The free cash flow in the recent quarter was $7.02 million, with a free cash flow margin of 9% compared to a free cash flow of $18.72 with a free cash flow margin of 25% in the year-ago quarter. The company has cash and marketable securities of $174.4 million with no debt. The analysts expect revenue to decline in the next two quarters. In the earnings call, management was cautious about the macro environment.

Source: Seeking Alpha
The Trade Desk
The Trade Desk is an independent demand side ad platform.
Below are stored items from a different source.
# RS2002/PianoBart

Hardware: AMD Instinct MI355X
Metric: Octuple tokens/sec/GPU (seq=1024, 12L/768d) pretrain step; %MFMA peak (higher is better)
Workload: dtype bf16

## Files before the change

### pianobart_amd/csrc/pb_fa_tiles.h

```cpp
#pragma once
#include "pb_common.h"
#include "pb_api_internal.h"

namespace {


constexpr int HD = 64, FT = 256;
constexpr float LOG2E = 1.4426950408889634f;
typedef __attribute__((ext_vector_type(4))) short s16x4;
typedef __attribute__((ext_vector_type(8))) short s16x8;

struct Fa64Args {
    const bf16_t *q, *k, *v, *o, *dout;
    bf16_t *out, *dq, *dk, *dv;
    float* lse; const float* delta; const float* key_mask; const int* kmax;
    int B, H, Sq, Sk;
    long q_sb, q_ss, k_sb, k_ss, v_sb, v_ss, o_sb, o_ss, dq_sb, dq_ss, dk_sb, dk_ss, dv_sb, dv_ss;
    float scale; int causal;
    float* cs_q; float* cs_kv;
    const bf16_t* zeros;
    const int *vl_q_off, *vl_k_off, *vl_q_len, *vl_k_len;
    const int* bh_order;
};

inline Fa64Args fa64_args(const pb_attn_desc& d, bool bwd) {
    Fa64Args a = {};
    a.q = (const bf16_t*)d.q; a.k = (const bf16_t*)d.k; a.v = (const bf16_t*)d.v; a.dout = (const bf16_t*)d.dout;
    if (bwd) a.o = (const bf16_t*)d.o; else a.out = (bf16_t*)d.o;
    a.dq = (bf16_t*)d.dq; a.dk = (bf16_t*)d.dk; a.dv = (bf16_t*)d.dv; a.lse = d.lse; a.delta = d.delta;
    a.key_mask = d.key_mask; a.kmax = d.q_off ? d.k_vis : d.kmax;
    a.B = d.B; a.H = d.H; a.Sq = d.Sq; a.Sk = d.Sk;
    a.q_sb = d.q_sb; a.q_ss = d.q_ss; a.k_sb = d.k_sb; a.k_ss = d.k_ss; a.v_sb = d.v_sb; a.v_ss = d.v_ss; a.o_sb = d.o_sb; a.o_ss = d.o_ss;
    a.dq_sb = d.dq_sb; a.dq_ss = d.dq_ss; a.dk_sb = d.dk_sb; a.dk_ss = d.dk_ss; a.dv_sb = d.dv_sb; a.dv_ss = d.dv_ss;
    a.scale = d.scale; a.causal = d.flags & PB_ATTN_CAUSAL;
    a.zeros = (const bf16_t*)pb_zero_page();
    a.vl_q_off = d.q_off; a.vl_k_off = d.k_off; a.vl_q_len = d.q_len; a.vl_k_len = d.k_len; a.bh_order = d.bh_order;
    return a;
}

__device__ __forceinline__ void varlen_localize(Fa64Args& p, int b) {
    if (!p.vl_q_off) return;
    const long qo = p.vl_q_off[b], ko = p.vl_k_off[b];
    p.Sq = p.vl_q_len[b]; p.Sk = p.vl_k_len[b];
    p.q += qo * p.q_ss - b * p.q_sb; p.k += ko * p.k_ss - b * p.k_sb; p.v += ko * p.v_ss - b * p.v_sb;
    if (p.o) p.o += qo * p.o_ss - b * p.o_sb;
    if (p.out) p.out += qo * p.o_ss - b * p.o_sb;
    if (p.dout) p.dout += qo * p.o_ss - b * p.o_sb;
    if (p.dq) p.dq += qo * p.dq_ss - b * p.dq_sb;
    if (p.dk) p.dk += ko * p.dk_ss - b * p.dk_sb;
    if (p.dv) p.dv += ko * p.dv_ss - b * p.dv_sb;
}

#define MFMA16(a, b, c) __builtin_amdgcn_mfma_f32_16x16x32_bf16((a), (b), (c), 0, 0, 0)

__device__ __forceinline__ int fsw(int row) { return (((row >> 1) & 3) << 1) | ((row >> 3) & 1); }

__device__ __forceinline__ void glds16(const bf16_t* g, char* lds_wave_base) {
    __builtin_amdgcn_global_load_lds((const __attribute__((address_space(1))) void*)g,
                                     (__attribute__((address_space(3))) void*)lds_wave_base, 16, 0, 0);
}
struct StageOff { unsigned off[2]; unsigned chunk[2]; };
__device__ __forceinline__ StageOff stage_off(long ld, int wave, int lane) {
    StageOff o;
#pragma unroll
    for (int n = 0; n < 2; ++n) {
        const int row = (wave * 2 + n) * 8 + (lane >> 3);
        o.chunk[n] = (unsigned)((lane & 7) ^ fsw(row));
        o.off[n] = (unsigned)(row * ld + (o.chunk[n] << 3));
    }
    return o;
}
__device__ __forceinline__ void stage64(const bf16_t* __restrict__ base, long ld, int r0, int nrows, char* lds, int wave, int lane, const StageOff& so,
                                        int cmax = 8, const bf16_t* zeros = nullptr) {
    if (r0 + 64 <= nrows) {
        const bf16_t* tb = base + (long)r0 * ld;
#pragma unroll
        for (int n = 0; n < 2; ++n) glds16((cmax == 8 || (int)so.chunk[n] < cmax) ? tb + so.off[n] : zeros, lds + (wave * 2 + n) * 1024);
    } else {
#pragma unroll
        for (int n = 0; n < 2; ++n) {
            const int inst = wave * 2 + n;
            const int row = inst * 8 + (lane >> 3);
            const int chunk = (lane & 7) ^ fsw(row);
            const int gr = min(r0 + row, nrows - 1);
            glds16((cmax == 8 || chunk < cmax) ? base + (long)gr * ld + chunk * 8 : zeros, lds + inst * 1024);
        }
    }
}
__device__ __forceinline__ bf16x8 frag_row(const char* lds, int row, int ks, int g) {
    return *reinterpret_cast<const bf16x8*>(lds + row * 128 + (((ks * 4 + g) ^ fsw(row)) << 4));
}
__device__ __forceinline__ bf16x8 frag_tr(const char* lds, int c0, int s, int lane) {
    const int lr = lane & 15, g = lane >> 4, qq = lr >> 2, pp = lr & 3;
    const int chunk = (c0 >> 3) + (pp >> 1);
    const int r0 = 32 * s + 4 * g + qq, r1 = r0 + 16;
    const int o0 = r0 * 128 + ((chunk ^ fsw(r0)) << 4) + ((pp & 1) << 3);
    const int o1 = r1 * 128 + ((chunk ^ fsw(r1)) << 4) + ((pp & 1) << 3);
    const s16x4 lo = __builtin_amdgcn_ds_read_tr16_b64_v4i16((__attribute__((address_space(3))) s16x4*)(lds + o0));
    const s16x4 hi = __builtin_amdgcn_ds_read_tr16_b64_v4i16((__attribute__((address_space(3))) s16x4*)(lds + o1));
    const s16x8 v = {lo[0], lo[1], lo[2], lo[3], hi[0], hi[1], hi[2], hi[3]};
    return __builtin_bit_cast(bf16x8, v);
}
__device__ __forceinline__ bf16x8 pack_pair(const f32x4& lo, const f32x4& hi) {
    bf16x8 r = {(bf16_t)lo[0], (bf16_t)lo[1], (bf16_t)lo[2], (bf16_t)lo[3], (bf16_t)hi[0], (bf16_t)hi[1], (bf16_t)hi[2], (bf16_t)hi[3]};
    return r;
}
__device__ __forceinline__ bf16x8 frag_global(const bf16_t* __restrict__ g, long ld, int row, int nvalid, int col) {
    bf16x8 z = {};
    if (row < nvalid) z = *reinterpret_cast<const bf16x8*>(g + (long)row * ld + col);
    return z;
}
__device__ __forceinline__ float grp_max(float v) {
    auto a = __builtin_amdgcn_permlane16_swap(__float_as_uint(v), __float_as_uint(v), false, false);
    v = fmaxf(__uint_as_float(a[0]), __uint_as_float(a[1]));
    auto b = __builtin_amdgcn_permlane32_swap(__float_as_uint(v), __float_as_uint(v), false, false);
    return fmaxf(__uint_as_float(b[0]), __uint_as_float(b[1]));
}
__device__ __forceinline__ float grp_sum(float v) {
    auto a = __builtin_amdgcn_permlane16_swap(__float_as_uint(v), __float_as_uint(v), false, false);
    v = __uint_as_float(a[0]) + __uint_as_float(a[1]);
    auto b = __builtin_amdgcn_permlane32_swap(__float_as_uint(v), __float_as_uint(v), false, false);
    return __uint_as_float(b[0]) + __uint_as_float(b[1]);
}
template <bool V> struct BoolTag { static constexpr bool value = V; };
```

We discussed the Universal ID in August 2019. “Strong drivers for The Trade Desk include omnichannel capabilities, which is the ability to buy ads across many channels, such as mobile, video, audio, display, social and native. The universal ad ID is another important differentiation as it offers an anonymized ID that helps track users, target audiences and provide attribution.”
The Trade Desk has benefitted from its omnichannel approach that also focuses on CTV. Jeff Green, CEO and founder of the company, said in the recent earnings call. “CTV continued to be our strongest growth driver as more content owners from around the world are moving beyond ad-free subscription models and offering ad-supported options for viewers.”
Jeff Green mentioned in fourth quarter last year, about 15% of the Trade Desk’s third-party data had UID2 associated with it and expects it to be in the 75% range in the first half of this year. “In fact, I would say again that it becomes about 10x more valuable than with cookies, simply because UID2 solves the needle in the haystack problem that came with cookies, because advertisers can now match their customer data with accuracy across the open Internet more effectively than ever before.”
Jeff Green also sounded confident in the earnings call that the outcome of the DoJ will benefit the company. “I know there is some at Google who tried to suggest that we have been through this three or four times before. I do believe that this is fundamentally different. And part of that is just because of how detailed I think the case is outlined.”
The Trade Desk has illustrated a strong bottom line despite a tough 2022. The company’s Q4 revenue grew by 24% YoY to $491 million. The operating margin was 20% compared to (6%) in the same period last year. The net margin was 15% compared to 2% in the same period last year. The adjusted EBITDA margin was 50% compared to 48% in the same period last year.
The company has free cash flow of $123 million with a free cash flow margin of 25% compared to $151 million compared to a free cash flow margin of 38% in the year-ago quarter. The company had cash and short-term investments of $1.4 billion with no debt.
Below are analyst revenue estimates for the next few quarters. Analysts expect the revenue of the company to grow faster when compared to the other ad-tech companies we covered, and the company also has a premium valuation.

Source: Seeking Alpha
The Trade Desk has a forward P/S ratio of 15.14 compared to 2.53 for PubMatic, 2.47 for Magnite, and 2.22 for Perion Network.

Source: YCharts
The Trade Desk has a forward P/E ratio of 51.12 compared to 38.1 for PubMatic, 17.17 for Magnite, and 13.89 for Perion Network.

Source: YCharts
Conclusion:
Given the sheer impact a weaker Google could have on the ad-tech ecosystem, we wanted to do a deep dive and get in front of this. Most of the names listed are familiar to our Members, yet these names may be seeing the biggest catalyst in their respective company’s history. This will depend on outcome of the antitrust lawsuit and the severity of the DOJ’s actions.
Perhaps the opposite will happen. Perhaps Google’s deep pocketbooks will provide top tier lawyers who can defend the case accordingly. As investors, it’s not our job to take sides but to find where ad dollars may be flowing next.
Ultimately, I believe this is the number one catalyst across ad-tech this year and we want our readers to benefit no matter the outcome. As the market can often do, there may be some price movements ahead of the trial, and if so, we will be watching for entries closely.